* _PROVIDED RECORDS_:

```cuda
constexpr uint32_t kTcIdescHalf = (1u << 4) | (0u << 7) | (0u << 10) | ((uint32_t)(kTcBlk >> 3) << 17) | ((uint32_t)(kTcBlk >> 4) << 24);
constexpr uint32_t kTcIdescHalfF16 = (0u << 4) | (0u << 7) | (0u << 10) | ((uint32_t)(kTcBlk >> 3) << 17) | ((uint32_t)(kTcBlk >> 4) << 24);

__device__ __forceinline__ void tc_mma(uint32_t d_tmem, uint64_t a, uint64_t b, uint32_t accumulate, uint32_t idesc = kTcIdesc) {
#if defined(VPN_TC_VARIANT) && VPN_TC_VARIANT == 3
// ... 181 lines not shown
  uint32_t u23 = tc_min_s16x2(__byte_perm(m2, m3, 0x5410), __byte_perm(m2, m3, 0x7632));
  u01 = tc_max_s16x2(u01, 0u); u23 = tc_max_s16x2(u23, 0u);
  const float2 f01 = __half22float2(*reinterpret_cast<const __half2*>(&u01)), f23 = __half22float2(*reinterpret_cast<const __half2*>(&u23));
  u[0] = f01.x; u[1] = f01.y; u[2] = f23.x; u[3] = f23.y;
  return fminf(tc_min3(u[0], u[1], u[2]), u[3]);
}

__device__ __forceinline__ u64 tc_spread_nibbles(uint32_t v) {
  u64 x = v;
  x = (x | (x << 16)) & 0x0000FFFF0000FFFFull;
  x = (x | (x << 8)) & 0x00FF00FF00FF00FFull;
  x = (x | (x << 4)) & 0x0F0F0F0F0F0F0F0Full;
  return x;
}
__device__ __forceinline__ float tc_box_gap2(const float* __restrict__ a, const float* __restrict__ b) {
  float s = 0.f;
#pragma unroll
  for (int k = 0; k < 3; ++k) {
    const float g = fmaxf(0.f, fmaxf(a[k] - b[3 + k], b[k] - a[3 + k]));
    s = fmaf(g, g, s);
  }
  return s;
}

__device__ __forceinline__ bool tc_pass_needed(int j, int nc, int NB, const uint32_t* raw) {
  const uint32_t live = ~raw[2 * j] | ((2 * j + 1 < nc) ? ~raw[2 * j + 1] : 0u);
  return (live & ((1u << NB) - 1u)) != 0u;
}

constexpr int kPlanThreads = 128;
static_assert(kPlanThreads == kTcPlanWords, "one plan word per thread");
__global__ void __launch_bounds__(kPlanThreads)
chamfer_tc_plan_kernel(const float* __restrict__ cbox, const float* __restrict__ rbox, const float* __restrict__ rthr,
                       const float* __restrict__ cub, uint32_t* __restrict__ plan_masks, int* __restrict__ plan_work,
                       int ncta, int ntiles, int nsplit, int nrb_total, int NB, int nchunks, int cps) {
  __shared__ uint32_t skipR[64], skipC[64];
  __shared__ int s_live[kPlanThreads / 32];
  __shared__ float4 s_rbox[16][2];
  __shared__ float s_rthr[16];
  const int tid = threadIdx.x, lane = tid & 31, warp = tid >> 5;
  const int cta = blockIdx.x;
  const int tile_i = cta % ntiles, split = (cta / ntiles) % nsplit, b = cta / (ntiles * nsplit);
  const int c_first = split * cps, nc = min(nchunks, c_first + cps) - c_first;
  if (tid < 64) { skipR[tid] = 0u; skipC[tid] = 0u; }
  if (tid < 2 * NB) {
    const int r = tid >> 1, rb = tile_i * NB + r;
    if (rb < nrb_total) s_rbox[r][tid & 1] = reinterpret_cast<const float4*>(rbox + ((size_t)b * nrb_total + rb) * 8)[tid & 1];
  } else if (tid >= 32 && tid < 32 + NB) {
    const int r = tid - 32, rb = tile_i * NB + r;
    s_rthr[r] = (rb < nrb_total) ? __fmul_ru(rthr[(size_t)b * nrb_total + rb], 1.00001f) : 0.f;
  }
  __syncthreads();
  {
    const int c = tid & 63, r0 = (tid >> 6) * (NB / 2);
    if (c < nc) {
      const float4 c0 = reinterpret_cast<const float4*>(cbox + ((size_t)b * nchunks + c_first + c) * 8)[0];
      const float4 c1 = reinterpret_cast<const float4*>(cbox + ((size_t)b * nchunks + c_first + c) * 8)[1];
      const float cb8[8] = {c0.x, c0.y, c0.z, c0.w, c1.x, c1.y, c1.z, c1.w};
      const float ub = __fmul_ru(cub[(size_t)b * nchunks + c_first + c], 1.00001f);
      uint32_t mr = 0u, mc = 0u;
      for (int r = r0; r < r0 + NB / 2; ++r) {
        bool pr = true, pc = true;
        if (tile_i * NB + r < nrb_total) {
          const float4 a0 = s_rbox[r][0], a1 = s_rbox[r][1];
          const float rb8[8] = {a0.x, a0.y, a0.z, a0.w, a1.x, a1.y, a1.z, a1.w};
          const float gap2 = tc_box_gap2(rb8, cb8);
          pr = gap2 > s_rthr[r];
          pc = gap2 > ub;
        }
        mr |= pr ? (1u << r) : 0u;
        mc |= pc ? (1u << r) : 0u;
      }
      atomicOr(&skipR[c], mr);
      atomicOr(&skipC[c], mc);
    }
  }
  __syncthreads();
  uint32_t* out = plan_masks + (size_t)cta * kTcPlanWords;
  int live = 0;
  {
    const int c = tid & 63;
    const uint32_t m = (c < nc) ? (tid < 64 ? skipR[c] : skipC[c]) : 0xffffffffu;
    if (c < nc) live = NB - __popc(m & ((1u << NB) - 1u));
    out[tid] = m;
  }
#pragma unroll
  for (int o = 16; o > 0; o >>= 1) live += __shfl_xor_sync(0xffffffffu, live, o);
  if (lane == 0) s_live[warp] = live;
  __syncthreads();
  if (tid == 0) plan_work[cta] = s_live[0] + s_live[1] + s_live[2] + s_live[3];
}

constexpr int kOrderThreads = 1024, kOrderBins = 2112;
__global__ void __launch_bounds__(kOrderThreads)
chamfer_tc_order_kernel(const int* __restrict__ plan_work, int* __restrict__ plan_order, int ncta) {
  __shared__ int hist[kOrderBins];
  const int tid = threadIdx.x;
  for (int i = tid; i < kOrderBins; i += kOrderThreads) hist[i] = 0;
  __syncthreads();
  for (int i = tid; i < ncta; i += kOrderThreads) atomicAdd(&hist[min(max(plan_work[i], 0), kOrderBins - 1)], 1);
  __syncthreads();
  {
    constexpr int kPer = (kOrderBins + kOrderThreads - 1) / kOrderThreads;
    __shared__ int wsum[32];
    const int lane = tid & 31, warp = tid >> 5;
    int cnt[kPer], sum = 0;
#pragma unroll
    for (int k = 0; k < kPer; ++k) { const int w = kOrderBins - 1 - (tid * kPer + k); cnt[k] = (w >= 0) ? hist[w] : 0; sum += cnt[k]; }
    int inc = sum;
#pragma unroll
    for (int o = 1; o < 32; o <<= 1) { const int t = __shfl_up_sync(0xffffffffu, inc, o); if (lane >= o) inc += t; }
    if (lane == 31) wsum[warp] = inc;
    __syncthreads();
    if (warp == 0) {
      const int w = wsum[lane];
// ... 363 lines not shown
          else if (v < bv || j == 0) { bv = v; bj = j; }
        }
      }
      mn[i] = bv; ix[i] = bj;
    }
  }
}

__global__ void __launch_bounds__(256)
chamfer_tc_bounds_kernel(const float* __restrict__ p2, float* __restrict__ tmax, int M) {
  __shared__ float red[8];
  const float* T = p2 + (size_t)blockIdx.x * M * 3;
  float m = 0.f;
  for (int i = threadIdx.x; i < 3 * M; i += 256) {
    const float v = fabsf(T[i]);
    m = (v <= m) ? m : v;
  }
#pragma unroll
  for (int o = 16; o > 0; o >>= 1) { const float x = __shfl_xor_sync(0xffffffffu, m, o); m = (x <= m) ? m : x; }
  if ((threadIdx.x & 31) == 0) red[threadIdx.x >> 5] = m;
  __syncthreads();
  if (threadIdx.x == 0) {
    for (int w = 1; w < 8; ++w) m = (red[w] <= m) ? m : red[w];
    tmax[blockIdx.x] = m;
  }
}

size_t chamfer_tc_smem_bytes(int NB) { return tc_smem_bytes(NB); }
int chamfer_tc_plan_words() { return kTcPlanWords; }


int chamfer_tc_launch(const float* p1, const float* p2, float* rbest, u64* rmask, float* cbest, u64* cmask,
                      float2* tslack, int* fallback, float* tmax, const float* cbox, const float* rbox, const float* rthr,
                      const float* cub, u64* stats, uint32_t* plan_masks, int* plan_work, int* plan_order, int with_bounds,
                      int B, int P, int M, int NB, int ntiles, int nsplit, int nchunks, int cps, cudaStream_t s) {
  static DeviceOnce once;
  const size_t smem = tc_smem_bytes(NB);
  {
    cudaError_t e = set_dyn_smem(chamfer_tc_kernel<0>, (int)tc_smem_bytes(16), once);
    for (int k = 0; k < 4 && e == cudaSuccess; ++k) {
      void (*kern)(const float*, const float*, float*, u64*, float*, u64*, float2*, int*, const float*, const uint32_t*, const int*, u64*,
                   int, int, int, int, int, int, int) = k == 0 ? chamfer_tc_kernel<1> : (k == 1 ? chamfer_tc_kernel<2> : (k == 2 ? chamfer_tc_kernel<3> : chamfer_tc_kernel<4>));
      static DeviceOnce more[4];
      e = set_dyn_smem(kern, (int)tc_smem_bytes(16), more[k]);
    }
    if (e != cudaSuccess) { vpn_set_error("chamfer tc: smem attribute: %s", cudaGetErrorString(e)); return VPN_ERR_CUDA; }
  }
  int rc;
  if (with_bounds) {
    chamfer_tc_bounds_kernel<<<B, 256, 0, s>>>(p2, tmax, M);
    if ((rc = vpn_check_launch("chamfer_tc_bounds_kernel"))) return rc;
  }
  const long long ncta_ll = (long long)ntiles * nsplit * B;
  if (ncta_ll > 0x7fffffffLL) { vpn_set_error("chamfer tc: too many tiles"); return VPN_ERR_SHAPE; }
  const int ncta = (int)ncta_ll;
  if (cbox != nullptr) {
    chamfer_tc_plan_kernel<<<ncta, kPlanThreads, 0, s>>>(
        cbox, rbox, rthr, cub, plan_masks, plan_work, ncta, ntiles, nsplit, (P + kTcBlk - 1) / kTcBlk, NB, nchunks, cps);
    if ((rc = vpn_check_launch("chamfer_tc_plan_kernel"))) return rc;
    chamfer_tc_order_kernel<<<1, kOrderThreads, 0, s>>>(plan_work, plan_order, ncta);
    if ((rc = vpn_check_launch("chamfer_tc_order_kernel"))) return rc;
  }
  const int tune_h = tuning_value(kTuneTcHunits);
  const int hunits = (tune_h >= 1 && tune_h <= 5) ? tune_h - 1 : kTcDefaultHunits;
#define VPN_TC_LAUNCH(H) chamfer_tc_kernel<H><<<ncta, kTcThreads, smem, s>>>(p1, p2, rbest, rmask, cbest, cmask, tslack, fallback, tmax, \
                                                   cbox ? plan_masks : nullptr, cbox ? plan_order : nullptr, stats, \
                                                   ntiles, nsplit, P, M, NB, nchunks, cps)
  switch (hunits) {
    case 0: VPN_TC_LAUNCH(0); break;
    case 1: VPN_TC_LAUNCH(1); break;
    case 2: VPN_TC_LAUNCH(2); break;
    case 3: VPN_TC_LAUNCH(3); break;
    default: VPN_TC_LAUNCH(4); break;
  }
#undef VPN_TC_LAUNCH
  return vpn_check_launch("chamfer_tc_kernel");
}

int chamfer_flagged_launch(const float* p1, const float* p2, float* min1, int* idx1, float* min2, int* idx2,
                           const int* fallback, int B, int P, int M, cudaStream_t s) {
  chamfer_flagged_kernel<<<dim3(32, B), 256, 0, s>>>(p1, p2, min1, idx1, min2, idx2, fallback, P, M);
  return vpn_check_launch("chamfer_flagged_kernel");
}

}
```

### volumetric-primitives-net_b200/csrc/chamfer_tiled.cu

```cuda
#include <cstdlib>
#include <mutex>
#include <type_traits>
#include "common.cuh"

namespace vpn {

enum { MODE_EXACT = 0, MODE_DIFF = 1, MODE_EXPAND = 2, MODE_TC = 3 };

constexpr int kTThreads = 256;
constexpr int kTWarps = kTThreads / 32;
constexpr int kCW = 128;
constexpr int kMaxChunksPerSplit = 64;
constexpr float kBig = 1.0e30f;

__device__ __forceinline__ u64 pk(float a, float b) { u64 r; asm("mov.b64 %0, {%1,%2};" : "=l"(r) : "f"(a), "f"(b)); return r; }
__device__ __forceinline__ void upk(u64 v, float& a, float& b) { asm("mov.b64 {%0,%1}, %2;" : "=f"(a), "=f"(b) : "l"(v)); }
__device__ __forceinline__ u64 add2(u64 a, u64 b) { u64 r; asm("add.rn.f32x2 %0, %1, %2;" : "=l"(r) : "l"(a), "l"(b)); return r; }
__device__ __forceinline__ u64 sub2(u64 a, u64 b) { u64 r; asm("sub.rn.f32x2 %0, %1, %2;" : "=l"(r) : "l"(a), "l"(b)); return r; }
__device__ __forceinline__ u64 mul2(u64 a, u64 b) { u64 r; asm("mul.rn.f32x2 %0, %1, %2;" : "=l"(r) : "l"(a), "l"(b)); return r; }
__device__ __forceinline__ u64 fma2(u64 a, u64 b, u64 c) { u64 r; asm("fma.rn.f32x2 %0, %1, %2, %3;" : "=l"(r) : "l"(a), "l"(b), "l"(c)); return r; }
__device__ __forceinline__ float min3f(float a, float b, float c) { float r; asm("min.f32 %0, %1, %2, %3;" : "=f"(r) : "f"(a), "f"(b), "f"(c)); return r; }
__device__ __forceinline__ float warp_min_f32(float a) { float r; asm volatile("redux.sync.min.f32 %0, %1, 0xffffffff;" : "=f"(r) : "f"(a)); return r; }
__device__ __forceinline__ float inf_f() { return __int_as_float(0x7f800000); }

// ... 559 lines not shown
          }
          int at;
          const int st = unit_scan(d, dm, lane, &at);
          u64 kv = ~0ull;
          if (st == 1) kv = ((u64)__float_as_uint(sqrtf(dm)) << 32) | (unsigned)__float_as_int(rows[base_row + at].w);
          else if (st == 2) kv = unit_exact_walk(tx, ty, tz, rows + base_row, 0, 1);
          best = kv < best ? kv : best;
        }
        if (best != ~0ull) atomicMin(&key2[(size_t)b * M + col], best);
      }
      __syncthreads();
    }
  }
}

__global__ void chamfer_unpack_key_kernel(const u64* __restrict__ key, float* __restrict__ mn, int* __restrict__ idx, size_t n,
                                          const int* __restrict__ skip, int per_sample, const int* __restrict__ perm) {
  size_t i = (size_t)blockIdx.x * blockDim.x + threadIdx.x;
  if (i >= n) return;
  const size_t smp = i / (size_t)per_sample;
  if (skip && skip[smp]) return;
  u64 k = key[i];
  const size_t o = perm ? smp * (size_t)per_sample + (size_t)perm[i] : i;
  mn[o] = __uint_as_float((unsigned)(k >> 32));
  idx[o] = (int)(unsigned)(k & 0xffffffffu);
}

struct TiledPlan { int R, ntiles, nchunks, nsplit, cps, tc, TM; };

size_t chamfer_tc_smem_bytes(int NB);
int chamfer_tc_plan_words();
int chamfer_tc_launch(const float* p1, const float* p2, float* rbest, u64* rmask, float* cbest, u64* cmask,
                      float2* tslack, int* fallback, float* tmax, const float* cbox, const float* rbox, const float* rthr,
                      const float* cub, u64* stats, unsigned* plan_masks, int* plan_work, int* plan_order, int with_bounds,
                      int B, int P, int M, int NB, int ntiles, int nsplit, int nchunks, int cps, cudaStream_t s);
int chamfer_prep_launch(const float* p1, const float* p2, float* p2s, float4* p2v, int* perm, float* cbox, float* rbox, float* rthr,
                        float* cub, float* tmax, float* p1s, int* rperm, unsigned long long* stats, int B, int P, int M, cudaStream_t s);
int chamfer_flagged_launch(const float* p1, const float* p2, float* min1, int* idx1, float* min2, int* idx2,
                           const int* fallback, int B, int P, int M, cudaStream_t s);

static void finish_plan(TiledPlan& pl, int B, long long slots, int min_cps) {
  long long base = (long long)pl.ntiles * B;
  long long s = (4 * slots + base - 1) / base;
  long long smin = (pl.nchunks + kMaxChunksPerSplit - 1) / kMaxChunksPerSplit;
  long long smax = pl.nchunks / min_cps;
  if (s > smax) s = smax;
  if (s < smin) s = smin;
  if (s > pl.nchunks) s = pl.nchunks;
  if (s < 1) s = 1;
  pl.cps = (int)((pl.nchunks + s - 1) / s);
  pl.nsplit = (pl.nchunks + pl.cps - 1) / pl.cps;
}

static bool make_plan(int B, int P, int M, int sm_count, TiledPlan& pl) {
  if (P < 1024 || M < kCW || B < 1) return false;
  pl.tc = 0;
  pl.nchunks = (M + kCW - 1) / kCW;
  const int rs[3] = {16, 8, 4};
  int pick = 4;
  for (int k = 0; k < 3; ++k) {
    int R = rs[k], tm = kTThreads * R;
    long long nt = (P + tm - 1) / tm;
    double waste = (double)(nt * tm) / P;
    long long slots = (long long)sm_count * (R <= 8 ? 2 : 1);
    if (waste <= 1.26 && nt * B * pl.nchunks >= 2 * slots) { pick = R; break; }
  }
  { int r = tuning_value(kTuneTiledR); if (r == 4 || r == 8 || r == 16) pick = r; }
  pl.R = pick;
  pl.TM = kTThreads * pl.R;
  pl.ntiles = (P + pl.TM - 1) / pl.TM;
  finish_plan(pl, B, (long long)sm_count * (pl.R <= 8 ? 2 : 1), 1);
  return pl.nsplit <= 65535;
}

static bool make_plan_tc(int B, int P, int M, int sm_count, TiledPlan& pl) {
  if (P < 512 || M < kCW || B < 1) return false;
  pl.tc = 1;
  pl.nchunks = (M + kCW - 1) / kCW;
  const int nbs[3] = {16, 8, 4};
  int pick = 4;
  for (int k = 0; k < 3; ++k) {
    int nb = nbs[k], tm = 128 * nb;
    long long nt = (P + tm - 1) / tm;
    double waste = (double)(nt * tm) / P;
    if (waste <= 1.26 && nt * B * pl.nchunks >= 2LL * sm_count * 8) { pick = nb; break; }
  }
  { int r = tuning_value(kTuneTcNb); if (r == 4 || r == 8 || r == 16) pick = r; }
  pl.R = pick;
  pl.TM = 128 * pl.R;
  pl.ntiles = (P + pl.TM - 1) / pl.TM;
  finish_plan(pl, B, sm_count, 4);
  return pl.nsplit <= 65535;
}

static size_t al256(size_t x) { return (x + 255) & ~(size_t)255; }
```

* _PROBLEM TO WORK ON_:
Show every line above where "kPlanThreads" is found.

* _RESPONSE AREA_:
constexpr int kPlanThreads = 128;
static_assert(kPlanThreads == kTcPlanWords, "one plan word per thread");
__global__ void __launch_bounds__(kPlanThreads)
  __shared__ int s_live[kPlanThreads / 32];
    chamfer_tc_plan_kernel<<<ncta, kPlanThreads, 0, s>>>(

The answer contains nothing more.